Конечно, и Ванюшке, и ребятам, распластанным на песке, еще рано было терзаться такими загадами, – это маячило впереди, – но они, еще не во взрослой мере, все же вставали перед ними, вносили раздор и разлад, благо, что все это было пока еще неглубоким, несерьезным, смахивающим на игру во взрослых.

V

Садиться, а тем более раздеваться Ванюшка не стал, – брюки пачкать, а потом еще неизвестно, как их ребятня обновит, пока он будет купаться; кинул по воде плоский голыш, «съев наудачу четыре блина», – камешек четырежды подпрыгнул над озером, и стал приглядывать другой. Не найдя подходящего, собрался уходить.

Если сначала приласкали, потешили завистливые взгляды, исшарившие вдоль и поперек, порадовало, что никто, кроме Маркена, не обозвал Жирняком, то вскоре начал томить негаданный стыд, – отчего у него есть брюки, а у ребят нету, и чем он лучше их; потом явился страх: шатко и боязно стоялось на том возвышении, куда его вознесли ребячьи взгляды, будто он с помощью неведомой силы очутился на вершине тонкой и высокой березы, с которой, неровен час, упадешь или она сама треснет, обломится. К тому же ребята стали глядеть с подозрением, точно брюки на нем не по праву. Стало тесно и жарко в них – и зачем он надел их, париться?! Ишь, пофорсить захотелось, похвастать перед ребятами, – и жарко не столько от палящего солнца, сколько от напористых, завистливых взглядов. И тут же пришло охлаждение.

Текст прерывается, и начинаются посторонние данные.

#ifndef FC_WPE
#define FC_WPE 7
#endif
template <int PT>
__global__ __launch_bounds__(64 * FC_WAVES) __attribute__((amdgpu_waves_per_eu(FC_WPE)))
void k_fast_cells(
    const uint8_t* __restrict__ img0, long long img0Pitch, int img0Stride,
    const uint8_t* __restrict__ arena, long long arenaPitch, OrbPlanDesc plan,
    const OrbCellDesc* __restrict__ cells, uint32_t* __restrict__ cellKeys,
    int32_t* __restrict__ cellCount, int tileElems, int cellBeg, int cellEnd,
    int32_t* __restrict__ errFlag) {
  extern __shared__ __attribute__((aligned(16))) unsigned char smem[];
  const int lane = threadIdx.x & 63;
  const int wave = __builtin_amdgcn_readfirstlane(threadIdx.x >> 6);
  int bx, img;
  xcd_swizzle(bx, img);
  if (errFlag && bx == 0 && threadIdx.x == 0) errFlag[img] = 0;
  uint8_t* tile = smem + wave * fc_wave_bytes(tileElems);
  uint8_t* sc = tile + tileElems;
  uint16_t* queue = (uint16_t*)(sc + tileElems);
  uint16_t* corners = queue + FC_QCAP;
  auto cell_of = [&](int j) { return cellBeg + (bx * FC_CPW + j) * FC_WAVES + wave; };
  uint32_t raw[16], rsh = 0;
  auto issue = [&](const OrbCellDesc& q) {
    const int ql = q.level, qR = q.y1 - q.y0;
    const uint8_t* lvl;
    int pitch;
    if (ql == 0) {
      lvl = img0 + (long long)img * img0Pitch;
      pitch = img0Stride;
    } else {
      lvl = arena + (long long)img * arenaPitch + plan.lv[ql].arenaOff;
      pitch = plan.lv[ql].pitch;
    }
    const ImgRsrc im = img_rsrc(lvl, (uint32_t)((plan.lv[ql].h - 1) * pitch + plan.lv[ql].w));
    const int r = min(lane, max(qR - 1, 0));
    const uint32_t o = (uint32_t)((q.y0 + r) * pitch + q.x0 - FAST_LPAD) + im.sh;
    rsh = o & 3u;
    const uint32_t a0 = o & ~3u;
#pragma unroll
    for (int k = 0; k < 4; ++k) {
      const auto v = __builtin_amdgcn_raw_buffer_load_b128(im.r, (int)(a0 + 16 * k), 0, 0);
      raw[4 * k] = (uint32_t)v[0];
      raw[4 * k + 1] = (uint32_t)v[1];
      raw[4 * k + 2] = (uint32_t)v[2];
      raw[4 * k + 3] = (uint32_t)v[3];
    }
  };
  int ci = cell_of(0);
  if (ci >= cellEnd) return;
  OrbCellDesc ncd = cells[ci];
  issue(ncd);
  for (int jc = 0; jc < FC_CPW && ci < cellEnd; ++jc) {
  const OrbCellDesc cd = ncd;
  const int R = cd.y1 - cd.y0, C = cd.x1 - cd.x0;
  const long long slot = (long long)img * plan.ncells + ci;
  const bool tiny = R < 7 || C < 7;
  const int P = PT ? PT : fc_pitch(C);
  if (!tiny && lane < R) {
    const int nS = P >> 2;
    uint2* dst = reinterpret_cast<uint2*>(tile + lane * P);
#pragma unroll
    for (int k = 0; k < 7; ++k) {
      if (2 * k < nS)
        dst[k] = make_uint2(__builtin_amdgcn_alignbyte(raw[2 * k + 1], raw[2 * k], rsh),
                            __builtin_amdgcn_alignbyte(raw[2 * k + 2], raw[2 * k + 1], rsh));
    }
  }
  {
    uint4* sc16 = reinterpret_cast<uint4*>(tile + tileElems);
    for (int i = lane; i < (tileElems >> 4); i += 64) sc16[i] = make_uint4(0u, 0u, 0u, 0u);
  }
  const int ciNext = jc + 1 < FC_CPW ? cell_of(jc + 1) : cellEnd;
  if (ciNext < cellEnd) {
    ncd = cells[ciNext];
    issue(ncd);
  }
  if (tiny) {
    if (lane == 0) cellCount[slot] = 0;
    ci = ciNext;
    continue;
  }
  const int iw = C - 6, ih = R - 6;
  const int nK = (iw + 7) >> 3;
  const int nvLast = iw - 8 * (nK - 1);
  const int ti = min(max(plan.iniTh, 0), 255), tm = min(max(plan.minTh, 0), 255);
  const float invK = __builtin_amdgcn_rcpf((float)nK), invP = __builtin_amdgcn_rcpf((float)P),
              invW = __builtin_amdgcn_rcpf((float)iw);
  wave_lds_sync();

  int nq = 0, nc = 0;
  auto flush = [&](int t, bool fresh) {
    for (int j0 = 0; j0 < nq; j0 += 64) {
      const int j = j0 + lane;
      bool corner = false;
      int off = 0;
      if (j < nq) {
        off = queue[j];
        int m;
        if (fresh) {
          m = fast_score_u8<(PT != 0)>(tile, off, P);
          sc[off] = (uint8_t)m;
        } else {
          m = sc[off];
          if (m == 0) {
            m = fast_score_u8<(PT != 0)>(tile, off, P);
            sc[off] = (uint8_t)m;
          }
        }
        corner = m > t && m >= 2;
      }
      const unsigned long long bal = __ballot(corner);
      const int pos = nc + (int)__builtin_amdgcn_mbcnt_hi((uint32_t)(bal >> 32),
                                                          __builtin_amdgcn_mbcnt_lo((uint32_t)bal, 0u));
      if (corner && pos < FC_CCAP) corners[pos] = (uint16_t)off;
      nc += __popcll(bal);
    }
    nq = 0;
  };
  auto fast_pass = [&](int t, bool fresh) {
    h16x2 T;
    T.x = T.y = __builtin_bit_cast(_Float16, (uint16_t)(t + 1));
    const int nG = ih * nK;
    const int rr0 = (int)(((float)lane + 0.5f) * invK);
    int k = lane - rr0 * nK;
    int off = (rr0 + 3) * P + 8 + 8 * k;
    const int rInc = (int)(64.5f * invK), kInc = 64 - rInc * nK;
    const int dOff = rInc * P + 8 * kInc, wrapOff = P - 8 * nK;
    for (int g0 = 0; g0 < nG; g0 += 64) {
      const bool valid = g0 + lane < nG;
      const bool last = k == nK - 1;
      const int o = valid ? off : 3 * P + 8;
      {
      const uint2* rw = reinterpret_cast<const uint2*>(tile + o);
      const uint2 A = rw[-1], B = rw[0], Cc = rw[1];
      const uint2 Uu = *reinterpret_cast<const uint2*>(tile + o + 3 * P);
      const uint2 Dd = *reinterpret_cast<const uint2*>(tile + o - 3 * P);
      const uint32_t q4_0 = byte_pair(B.y, B.x, 3, 4);
      const uint32_t V[4] = {byte_pair(B.y, B.x, 0, 1), byte_pair(B.y, B.x, 2, 3),
                             byte_pair(Cc.x, B.y, 0, 1), byte_pair(Cc.x, B.y, 2, 3)};
      const uint32_t Q4[4] = {q4_0, byte_pair(Cc.x, B.y, 1, 2), byte_pair(Cc.x, B.y, 3, 4),
                              byte_pair(Cc.y, Cc.x, 1, 2)};
      const uint32_t Q0[4] = {byte_pair(Uu.y, Uu.x, 0, 1), byte_pair(Uu.y, Uu.x, 2, 3),
                              byte_pair(Uu.y, Uu.x, 4, 5), byte_pair(Uu.y, Uu.x, 6, 7)};
      const uint32_t Q8[4] = {byte_pair(Dd.y, Dd.x, 0, 1), byte_pair(Dd.y, Dd.x, 2, 3),
                              byte_pair(Dd.y, Dd.x, 4, 5), byte_pair(Dd.y, Dd.x, 6, 7)};
      const uint32_t Q12[4] = {byte_pair(A.y, A.x, 5, 6), byte_pair(B.x, A.y, 3, 4),
                               byte_pair(B.x, A.y, 5, 6), q4_0};
      uint32_t rp[4];
#pragma unroll
      for (int i = 0; i < 4; ++i) rp[i] = pretest_pair(V[i], Q0[i], Q4[i], Q8[i], Q12[i], T);
      const uint32_t X = __builtin_amdgcn_perm(rp[1], rp[0], 0x07050301u);
      const uint32_t Y = __builtin_amdgcn_perm(rp[3], rp[2], 0x07050301u);
      const uint32_t fails = ((X >> 7) & 0x01010101u) | ((Y >> 3) & 0x10101010u);
      uint32_t mk = ~((fails * 0x01020408u) >> 24) &
                    (valid ? (last ? (1u << nvLast) - 1u : 0xFFu) : 0u);
      const int cnt = __builtin_popcount(mk);
      int incl = wave_incl_scan(cnt);
      __asm__ volatile("" : "+v"(incl));
      int pos = nq + incl - cnt;
      while (mk) {
        const int j = __builtin_ctz(mk);
        mk &= mk - 1u;
        queue[pos++] = (uint16_t)(off + j);
      }
      nq += __builtin_amdgcn_readlane(incl, 63);
      }
      k += kInc;
      off += dOff;
      if (k >= nK) {
        k -= nK;
        off += wrapOff;
      }
      if (nq > FC_QCAP - 512 || g0 + 64 >= nG) {
        wave_lds_sync();
        flush(t, fresh);
        wave_lds_sync();
      }
    }
  };
  uint32_t* out = cellKeys + slot * plan.keyCap;
  auto nms_emit = [&](int t) -> int {
    const bool dense = nc > FC_CCAP;
    const int nItems = dense ? ih * iw : nc;
    const uint32_t kx0 = (uint32_t)(cd.x0 + 3), ky0 = (uint32_t)(cd.y0 + 3);
    int nOut = 0;
    for (int j0 = 0; j0 < nItems; j0 += 64) {
      const int j = j0 + lane;
      bool ok = false;
      int x = 0, y = 0, m = 0;
      if (j < nItems) {
        int off;
        if (dense) {
          y = (int)(((float)j + 0.5f) * invW);
          x = j - y * iw;
          off = (y + 3) * P + (x + 8);
        } else {
          off = corners[j];
          const int ry = (int)(((float)off + 0.5f) * invP);
          y = ry - 3;
          x = off - ry * P - 8;
        }
        int oq = off - P - 1;
        if (PT) __asm__ volatile("" : "+v"(oq));
        const uint8_t* cq = sc + oq;
        m = cq[P + 1];
        const int nb[8] = {cq[0], cq[1], cq[2], cq[P], cq[P + 2], cq[2 * P], cq[2 * P + 1],
                           cq[2 * P + 2]};
        ok = m > t && m >= 2;
#pragma unroll
        for (int k = 0; k < 8; ++k) ok = ok && !(nb[k] > t && nb[k] >= m);
      }
      const unsigned long long bal = __ballot(ok);
      const int pos = nOut + (int)__builtin_amdgcn_mbcnt_hi((uint32_t)(bal >> 32),
                                                            __builtin_amdgcn_mbcnt_lo((uint32_t)bal, 0u));
      if (ok) out[pos] = pack_key(kx0 + x, ky0 + y, m - 1);
      nOut += __popcll(bal);
    }
    return nOut;
  };
  fast_pass(ti, true);
  int n = nms_emit(ti);
  if (n == 0 && tm != ti) {
    nc = 0;
    fast_pass(tm, false);
    n = nms_emit(tm);
  }
  if (lane == 0) cellCount[slot] = n;
  ci = ciNext;
  wave_lds_sync();
  }
}
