template <int KSTEPS, int N>
__global__ void __launch_bounds__(kHaloThreads, 1) k_conv_wg_h(const __grid_constant__ CUtensorMap mapA,
                                                               const __grid_constant__ CUtensorMap mapB,
                                                               const __grid_constant__ TcParams P) {
  constexpr int BY = halo_by(N, 16 * KSTEPS), NB = 2 * BY;
  constexpr int NP = 2 * KSTEPS;
  constexpr int PH = 8 * BY + 2, PW = kHaloCols, PLANE = halo_plane(N, 16 * KSTEPS), SLOT = NP * PLANE;
  constexpr int kLoaders = kHaloThreads - kConsumerThreads;
  extern __shared__ __align__(1024) uint8_t smem_raw[];
  uint8_t* base = reinterpret_cast<uint8_t*>((reinterpret_cast<uintptr_t>(smem_raw) + 1023) & ~(uintptr_t)1023);
  uint8_t* bank = base;
  uint8_t* ring = bank + 9 * (size_t)P.b_slot_bytes;
  uint64_t* full = reinterpret_cast<uint64_t*>(ring + (size_t)P.n_a_slots * SLOT);
  uint64_t* empty = full + P.n_a_slots;
  uint64_t* fullB = empty + P.n_a_slots;
  float* s_bias = reinterpret_cast<float*>(fullB + 1);

  const int warp = threadIdx.x >> 5, lane = threadIdx.x & 31;
  const int tiles_x = (P.W + 15) / 16, n_tiles = tiles_x * ((P.H + 8 * BY - 1) / (8 * BY));
  const int n_work = n_tiles * P.batch;
  for (int i = threadIdx.x; i < N; i += blockDim.x) s_bias[i] = (P.bias && i < P.Cout) ? P.bias[i] : 0.f;
  if (threadIdx.x == 0) {
    for (int i = 0; i < P.n_a_slots; ++i) { mbar_init(smem_u32(full + i), kLoaders); mbar_init(smem_u32(empty + i), 4); }
    mbar_init(smem_u32(fullB), 1);
    asm volatile("fence.mbarrier_init.release.cluster;" ::: "memory");
    asm volatile("prefetch.tensormap [%0];" ::"l"(&mapB) : "memory");
  }
  __syncthreads();

  if (warp < kLoaders / 32) {
    if (threadIdx.x == 0) {
      mbar_expect_tx(smem_u32(fullB), (uint32_t)(9 * P.b_tx_bytes));
      for (int kx = 0; kx < 3; ++kx)
        for (int ky = 0; ky < 3; ++ky)
          tma_load_3d(smem_u32(bank + (size_t)(kx * 3 + ky) * P.b_slot_bytes), &mapB, smem_u32(fullB), 0, 0, ky * 3 + kx);
    }
    griddep_wait();
    for (int i = 0, w = blockIdx.x; w < n_work; ++i, w += gridDim.x) {
      if (w + (int)gridDim.x >= n_work) griddep_launch();
      const int s = i % P.n_a_slots;
      mbar_wait(smem_u32(empty + s), ((i / P.n_a_slots) & 1) ^ 1);
      const int tile = w % n_tiles, b = w / n_tiles;
      stage_halo_patch<NP>(P, smem_u32(ring + (size_t)s * SLOT), PLANE, PH, 0, b, (tile / tiles_x) * (8 * BY) - 1,
                           (tile % tiles_x) * 16 - 1, threadIdx.x, kLoaders);
      asm volatile("cp.async.mbarrier.arrive.noinc.shared::cta.b64 [%0];" ::"r"(smem_u32(full + s)) : "memory");
    }
    asm volatile("cp.async.wait_all;" ::: "memory");
    return;
  }

  const int wg = (warp >> 2) - 1, q = warp & 3, g = lane >> 2, t = lane & 3;
  const float lo = P.relu ? 0.f : -INFINITY;
  const uint64_t desc_a = make_desc_interleave(0, PLANE, PW * 16);
  const uint64_t desc_b = make_desc(0, P.row_bytes, P.layout_type);
  const uint32_t b_base = smem_u32(bank);
  mbar_wait(smem_u32(fullB), 0);
  float acc[NB][N / 2];
  for (int i = wg, w = blockIdx.x + wg * (int)gridDim.x; w < n_work; i += 2, w += 2 * (int)gridDim.x) {
    const int s = i % P.n_a_slots;
    mbar_wait(smem_u32(full + s), (i / P.n_a_slots) & 1);
    asm volatile("fence.proxy.async.shared::cta;" ::: "memory");
    const uint32_t a_base = smem_u32(ring + (size_t)s * SLOT);
    wgmma_fence();
#pragma unroll
    for (int bk = 0; bk < NB; ++bk) wgmma_reg_fence(acc[bk]);
#pragma unroll
    for (int kx = 0; kx < 3; ++kx)
#pragma unroll
      for (int ky = 0; ky < 3; ++ky)
#pragma unroll
        for (int k = 0; k < KSTEPS; ++k) {
          const uint64_t db = desc_b + (uint64_t)((b_base + (uint32_t)((kx * 3 + ky) * P.b_slot_bytes)) >> 4) + 2 * k;
#pragma unroll
          for (int bk = 0; bk < NB; ++bk) {
            const uint32_t a = a_base + (uint32_t)(((8 * (bk >> 1) + ky) * PW + 8 * (bk & 1) + kx) * 16 + 2 * k * PLANE);
            wgmma_f16<N>(acc[bk], desc_a + (uint64_t)(a >> 4), db, (kx | ky | k) ? 1u : 0u);
          }
        }
    wgmma_commit();
#pragma unroll
    for (int bk = 0; bk < NB; ++bk) wgmma_reg_fence(acc[bk]);
    wgmma_wait<0>();
#pragma unroll
    for (int bk = 0; bk < NB; ++bk) wgmma_reg_fence(acc[bk]);
    __syncwarp();
    if (lane == 0) mbar_arrive(smem_u32(empty + s));

    const int tile = w % n_tiles, b = w / n_tiles;
    const int x0 = (tile % tiles_x) * 16, y0 = (tile / tiles_x) * (8 * BY);
#pragma unroll
    for (int bk = 0; bk < NB; ++bk)
      halo_block_epilogue<N>(P, acc[bk], smem_u32(s_bias), 0, b, y0 + 8 * (bk >> 1) + 2 * q, x0 + 8 * (bk & 1) + g, g, t, lo);
  }
}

Он уже решил повернуть назад к деревне, как вдруг услышал Пашкин взвизг:

– Ванька, берегись!

И тут же со всего маха полетел в озеро, и крик его, не успев вырваться наружу, загнанный приторно-теплой, напористой водой, пролился в грудь, а далекие синие горы, озерная зелень пошли кругом и смеркли. Упал, вскочил, с разгона пробежал еще глубже, ловясь руками за воду, пока не обнял ее, родимую, распластавшись во весь рост. Чертыхаясь и плача, встал на ноги среди камышей, где еще недавно щука, зубасто ухмыляясь, пронзая воду стылым и недвижным взглядом, высматривала поживу, а потом бросалась, гоняла по траве и глотала игривую, теперь же одуревшую и ослепшую от страха сорожью мелочь; она и сейчас веером серебристых капель брызнула из-под Ванюшкиных ног.

В спину пригоршней мелкой гальки хлестнул смех, но Ванюшка, не оборачиваясь на него, еще не опомнившись, кашлял, выплевывая затхлую воду. Глаза от натуги налились кровью, голова закружилась, распертая угарным гулом. Рыбаки, которые бродничали уже подальше, стали было вслушиваться в гомон на берегу, но, ничего не поняв, опять согнули спины и, покрепче взявшись за палки, потянули бродник дальше.

Опамятав, но еще плохо соображая, Ванюшка медленно, загнанной зверушкой, повернулся к ребятам, смотрящим в разные стороны, не зная, как и относиться к случившемуся. Ближе всех, подбоченясь, руки в боки, стоял Маркен – низенький, задиристый мужичок, и в зелено играющих глазах его купалась, плавала, точно в масле, сытая усмешка. Ванюшка смекнул, что это он рысью подкрался сзади и одновременно с Пашкиным окриком толкнул в спину. Несмотря на вскипевшую слезами обиду, шмурыгая носом и всхлипывая, Ванюшка мучительно гадал: что же теперь делать-то?.. что же делать-то, а?.. и смотрел на брюки, промокшие до нитки, в глинистых разводах, с прилипшей жирно-зеленой тиной.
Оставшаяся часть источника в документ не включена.